What number of of our neighbors have regarded into these eyes for solutions about what simply occurred, and why? Regardless of a workday that contains a parade of sickness, harm and ache, on this Humphreys photograph we discover essentially the most female portrayal of bodily energy. We regard a girl who’s dressed to drive a truck and bodily carry sufferers into her ambulance, all whereas she administers remedy and communicates with the hospital. This lifting, pushing, pulling, driving, and loading is completed by girls in well being care on a regular basis, but this labor is usually buried behind the “anticipated” work of caregiving, equivalent to nursing, social work, and the like. Ask a toddler to attract a girl in a hospital and you’re prone to get a crayon drawing of a smiling nurse. The media typically portrays girls because the suppliers of Kleenex and hugs in well being care with dramatically much less emphasis on the ladies who contort their our bodies to stabilize burn victims within the subject as visitors whizzes by at eighty miles per hour.

A big print of this Humphreys’ {photograph} hangs on my workplace wall, one of many “Mona Lisa” portraits of Healthcare is Human. It has turn into a touchstone for a lot of of my ideas and emotions about emergency medical companies, one thing I take into consideration typically. I’m grateful for these amongst us who race to the scene, “run to the hearth,” as we are saying in West Virginia. They know that one thing tragic is probably going ready for them once they arrive. Molly Humphreys helps me see these people in a radiant new mild. Or, perhaps, to see them for the very first time. Both approach, whereas I’ve seen their eyes, I battle to know what they really see.
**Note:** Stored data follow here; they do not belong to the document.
@@ -162,11 +239,30 @@
                 for (int b = 0; b < WN; b++)
                     acc[a][b] = __builtin_amdgcn_mfma_f32_32x32x2f32(af[a], bf[b], acc[a][b], 0, 0, 0);
         }
-        if (kt + 1 < nk) {
-            store_tile<BM, A_KM>(As[buf ^ 1], ra);
-            store_tile<BN, B_KM>(Bs[buf ^ 1], rb);
-        }
-        __syncthreads();
+    };
+
+#pragma unroll
+    for (int d = 0; d < DEPTH; d++) request(d, ring[d]);
+    commit(0, 0, ring[0]);
+    __syncthreads();
+    int kt = 0;
+    for (; kt + DEPTH <= nk; kt += DEPTH) {
+#pragma unroll
+        for (int d = 0; d < DEPTH; d++) {
+            request(kt + d + DEPTH, ring[d]);
+            multiply((kt + d) & 1);
+            commit(((kt + d) & 1) ^ 1, kt + d + 1, ring[(d + 1) % DEPTH]);
+            __syncthreads();
+        }
+    }
+#pragma unroll
+    for (int d = 0; d + 1 < DEPTH; d++) {
+        if (kt + d < nk) {
+            multiply((kt + d) & 1);
+            commit(((kt + d) & 1) ^ 1, kt + d + 1, ring[d + 1]);
+            __syncthreads();
+        }
+    }
     }
 
     const int lc = lane & 31, lh = lane >> 5;
@@ -236,16 +332,29 @@
     }
 }
 
+template <int WM, int WN, int DEPTH>
+void launch(const GemmDev &g, bool akm, bool bkm, dim3 grid, hipStream_t s)
+{
+    if (akm && bkm) hipLaunchKernelGGL((gemm_kernel<WM, WN, true, true, DEPTH>), grid, dim3(NT), 0, s, g);
+    else if (akm && !bkm) hipLaunchKernelGGL((gemm_kernel<WM, WN, true, false, DEPTH>), grid, dim3(NT), 0, s, g);
+    else if (!akm && bkm) hipLaunchKernelGGL((gemm_kernel<WM, WN, false, true, DEPTH>), grid, dim3(NT), 0, s, g);
+    else hipLaunchKernelGGL((gemm_kernel<WM, WN, false, false, DEPTH>), grid, dim3(NT), 0, s, g);
+}
+
 template <int WM, int WN>
-void launch(const GemmDev &g, bool akm, bool bkm, dim3 grid, hipStream_t s)
-{
-    if (akm && bkm) hipLaunchKernelGGL((gemm_kernel<WM, WN, true, true>), grid, dim3(NT), 0, s, g);
-    else if (akm && !bkm) hipLaunchKernelGGL((gemm_kernel<WM, WN, true, false>), grid, dim3(NT), 0, s, g);
-    else if (!akm && bkm) hipLaunchKernelGGL((gemm_kernel<WM, WN, false, true>), grid, dim3(NT), 0, s, g);
-    else hipLaunchKernelGGL((gemm_kernel<WM, WN, false, false>), grid, dim3(NT), 0, s, g);
+void launch_small(const GemmDev &g, bool akm, bool bkm, dim3 grid, bool ring, hipStream_t s)
+{
+    if (ring) launch<WM, WN, RING_DEPTH>(g, akm, bkm, grid, s);
+    else launch<WM, WN, 1>(g, akm, bkm, grid, s);
 }
 
 inline int vec_ok(const GemmOperand &o) { return (o.ld % 4 == 0) && ((reinterpret_cast<uintptr_t>(o.p) & 15) == 0); }
+
+inline bool plain_operand(const GemmOperand &o, int t, int K)
+{
+    if (!vec_ok(o) || o.row_ids2 || (o.kmajor && (o.row_scale || o.row_ids))) return false;
+    return (o.kmajor ? t : K) % 4 == 0;
+}
 
 }
 
@@ -272,9 +381,12 @@
     DLCO_HIP(hipGetLastError());
 }
 
+int gemm_ring_depth() { return RING_DEPTH; }
+
 void gemm_f32(const GemmArgs &a, hipStream_t s)
 {
     if (a.M <= 0 || a.N <= 0) return;
+    DLCO_CHECK(a.depth == 0 || a.depth == 1, -2, "gemm_f32: depth is 0 (the library's choice) or 1");
     DLCO_CHECK(a.A.p && a.B.p && a.C, -2, "gemm_f32: null operand");
     DLCO_CHECK(!(a.upper_only && (a.M != a.N || a.split_k > 1)), -2, "gemm_f32: upper_only needs M==N, split_k==1");
     GemmDev g;
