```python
def _check_f32(name: str, t: torch.Tensor, device: torch.device) -> torch.Tensor:
    if t.dtype != torch.float32:
        raise TypeError("%s must be float32, got %s" % (name, t.dtype))
    if t.device != device:
        raise ValueError("%s is on %s, expected %s" % (name, t.device, device))
    return t if t.is_contiguous() else t.contiguous()
# ... 578 lines not shown
            dev = g.points.device
            _require_gpu(dev)
            n = int(g.points.shape[0])
            k = (int(g.sh_degree) + 1) ** 2
            pts = _check_f32("points", g.points.detach().reshape(n, 3), dev)
            sh = _check_f32("sh", g.sh.detach().reshape(n, k, 3), dev)
            gc = _check_f32("grad_colors", grad_colors.detach().reshape(n, 3), dev)
            gsh = torch.empty((n, k, 3), dtype=torch.float32, device=dev)
            gview = torch.empty((n, 3), dtype=torch.float32, device=dev) if with_points else None
            center = (ctypes.c_float * 3)(*self.images[image_idx].camera_center_host)
            with torch.cuda.device(dev):
                rc = lib.gsx_sh_backward(_ptr(pts), _ptr(sh), int(g.sh_degree), n, center, _ptr(gc), _ptr(gsh), _ptr(gview),
                                         _stream_handle(dev))
            _ffi.check(rc)
        return gsh, gview

    def _note_count(self, cap_key, n_instances: int, n_kept: int = 0, n_redo: Optional[int] = None) -> None:
        self._instances_hint = max(self._instances_hint, int(n_instances * 1.1))
        self._cap_hints[cap_key] = int(n_instances * 1.1) + 4096
        self._kept_hints[cap_key] = max(1, int(n_kept))
        if n_redo is not None:
            self._n_redo_seen[cap_key] = int(n_redo)
        if cap_key[2] is None and cap_key[3] == "ref_cpu":
            self._last_instances = n_instances

    def _ensure_pinned_pool(self) -> None:
        if self._pinned_pool is None:
            self._pinned_pool = torch.zeros((_PINNED_SLOTS, ctypes.sizeof(_ffi.GsxFrameStats)),
                                            dtype=torch.uint8).pin_memory()

    def _pinned_slot(self) -> torch.Tensor:
        self._ensure_pinned_pool()
        slot = self._pinned_pool[self._pinned_next % _PINNED_SLOTS]
        self._pinned_next += 1
        slot.zero_()
        return slot

    def confirm_frames(self) -> int:
        if not self._pending:
            return 0
        torch.cuda.synchronize(self.gaussians.points.device)
        redone = 0
        pending, self._pending = self._pending, []
        for pinned, cap_key, ran_plain, call in pending:
            st = ctypes.cast(ctypes.c_void_p(pinned.data_ptr()), ctypes.POINTER(_ffi.GsxFrameStats)).contents
            self._note_count(cap_key, int(st.n_instances), int(st.n_kept), int(st.n_redo))
            if st.n_instances > st.reserved or (ran_plain and st.n_redo > 0):
                redone += 1
                self.render_image_hip(**call)
        return redone

    def capture_frame(self, image_idx: int, tile_size: int = 16, layout: str = "wh3",
                      semantics: str = "ref_cpu", movable_camera: bool = False,
                      headroom: float = 1.1) -> "CapturedFrame":
        if _wants_grad(self.gaussians):
            _refuse_with_grad("capture_frame")
        dev = self.gaussians.points.device
        _require_gpu(dev)
        cam = self.images[image_idx].gsx_camera()
        shape = (cam.width, cam.height, 3) if layout == "wh3" else (cam.height, cam.width, 3)
        out = torch.empty(shape, dtype=torch.float32, device=dev)
        cam_buf = None
        if movable_camera:
            cam_buf = torch.frombuffer(bytearray(bytes(cam)), dtype=torch.uint8).to(dev)
        kw = dict(tile_size=tile_size, layout=layout, out=out, semantics=semantics, camera_buffer=cam_buf)
        st = {}
        self.render_image_hip(image_idx, stats=st, **kw)
        lib = _ffi.load()
        n = int(self.gaussians.points.shape[0])
        cap = int(st["n_instances"] * max(float(headroom), 1.0)) + 4096
        nbytes = lib.gsx_workspace_bytes(n, cam.width, cam.height, tile_size, cap)
        if nbytes == 0:
            raise _ffi.GsxError(_ffi.GSX_ERR_INVALID_ARGUMENT, "gsx_workspace_bytes rejected the sizes")
        private = dict(cap=cap, workspace=torch.empty(nbytes, dtype=torch.uint8, device=dev), kept=int(st["n_kept"]),
                       rows_flag=0 if semantics == "std_3dgs" else _ffi.rows_flag(n, int(st["n_visible"])),
                       plain=(not movable_camera) and int(st.get("n_redo", 1)) == 0 and
                       int(st.get("n_tiles", 0)) >= _PLAIN_MIN_TILES,
                       pinned=torch.zeros(ctypes.sizeof(_ffi.GsxFrameStats), dtype=torch.uint8).pin_memory(), inputs=[],
                       hints=[torch.zeros(lib.gsx_hints_bytes(cam.width, cam.height, tile_size), dtype=torch.uint8,
                                          device=dev), False])
        stream = torch.cuda.Stream(dev)
        with torch.cuda.stream(stream):
            self.render_image_hip(image_idx, _private=private, **kw)
        torch.cuda.synchronize(dev)
        graph = torch.cuda.CUDAGraph()
        with torch.cuda.graph(graph, stream=stream):
            self.render_image_hip(image_idx, no_sync=True, _private=private, **kw)
        call = dict(image_idx=image_idx, **kw)
        frame = CapturedFrame(self, graph, out, private["pinned"], call, camera_buffer=cam_buf,
                              workspace=private["workspace"], capacity=cap, inputs=private["inputs"])
        frame._hints = private["hints"][0]
        frame._plain_footprints = bool(private["plain"])
        return frame

    def render_image(self, image_idx: int, tile_size: int = 16, geometry_gradients: bool = False) -> torch.Tensor:
        frame = self.render_image_hip(image_idx, tile_size=tile_size, layout="wh3", geometry_gradients=geometry_gradients)
        host = torch.empty(frame.shape, dtype=frame.dtype, pin_memory=True)
        host.copy_(frame, non_blocking=True)
        torch.cuda.current_stream(frame.device).synchronize()
        return host

    render = render_image

    def render_images(self, image_indices, tile_size: int = 16):
        if _wants_grad(self.gaussians):
            _refuse_with_grad("render_images")
        dev = self.gaussians.points.device
        _require_gpu(dev)
        copy_stream = torch.cuda.Stream(dev)
        frames, hosts, copied, checks, pending = [None, None], [None, None], [None, None], [None, None], None

        def finish(k: int) -> torch.Tensor:
            copied[k].synchronize()
            if checks[k] is not None:
                pinned, cap_key, ran_plain, call = checks[k]
                st = ctypes.cast(ctypes.c_void_p(pinned.data_ptr()), ctypes.POINTER(_ffi.GsxFrameStats)).contents
                self._note_count(cap_key, int(st.n_instances), int(st.n_kept), int(st.n_redo))
                if st.n_instances > st.reserved or (ran_plain and st.n_redo > 0):
# ... 64 lines not shown
```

That is the second article in a collection about Molly Humphreys and her influence on healthcare because the principal photographer for Healthcare is Human, a storytelling challenge primarily based in Martinsburg, WV. Healthcare is Human will be discovered on social media and Humphreys’ industrial portfolio by trying to find Piccadilly Posh Images.

Ryan McCarthy is an inside drugs doctor.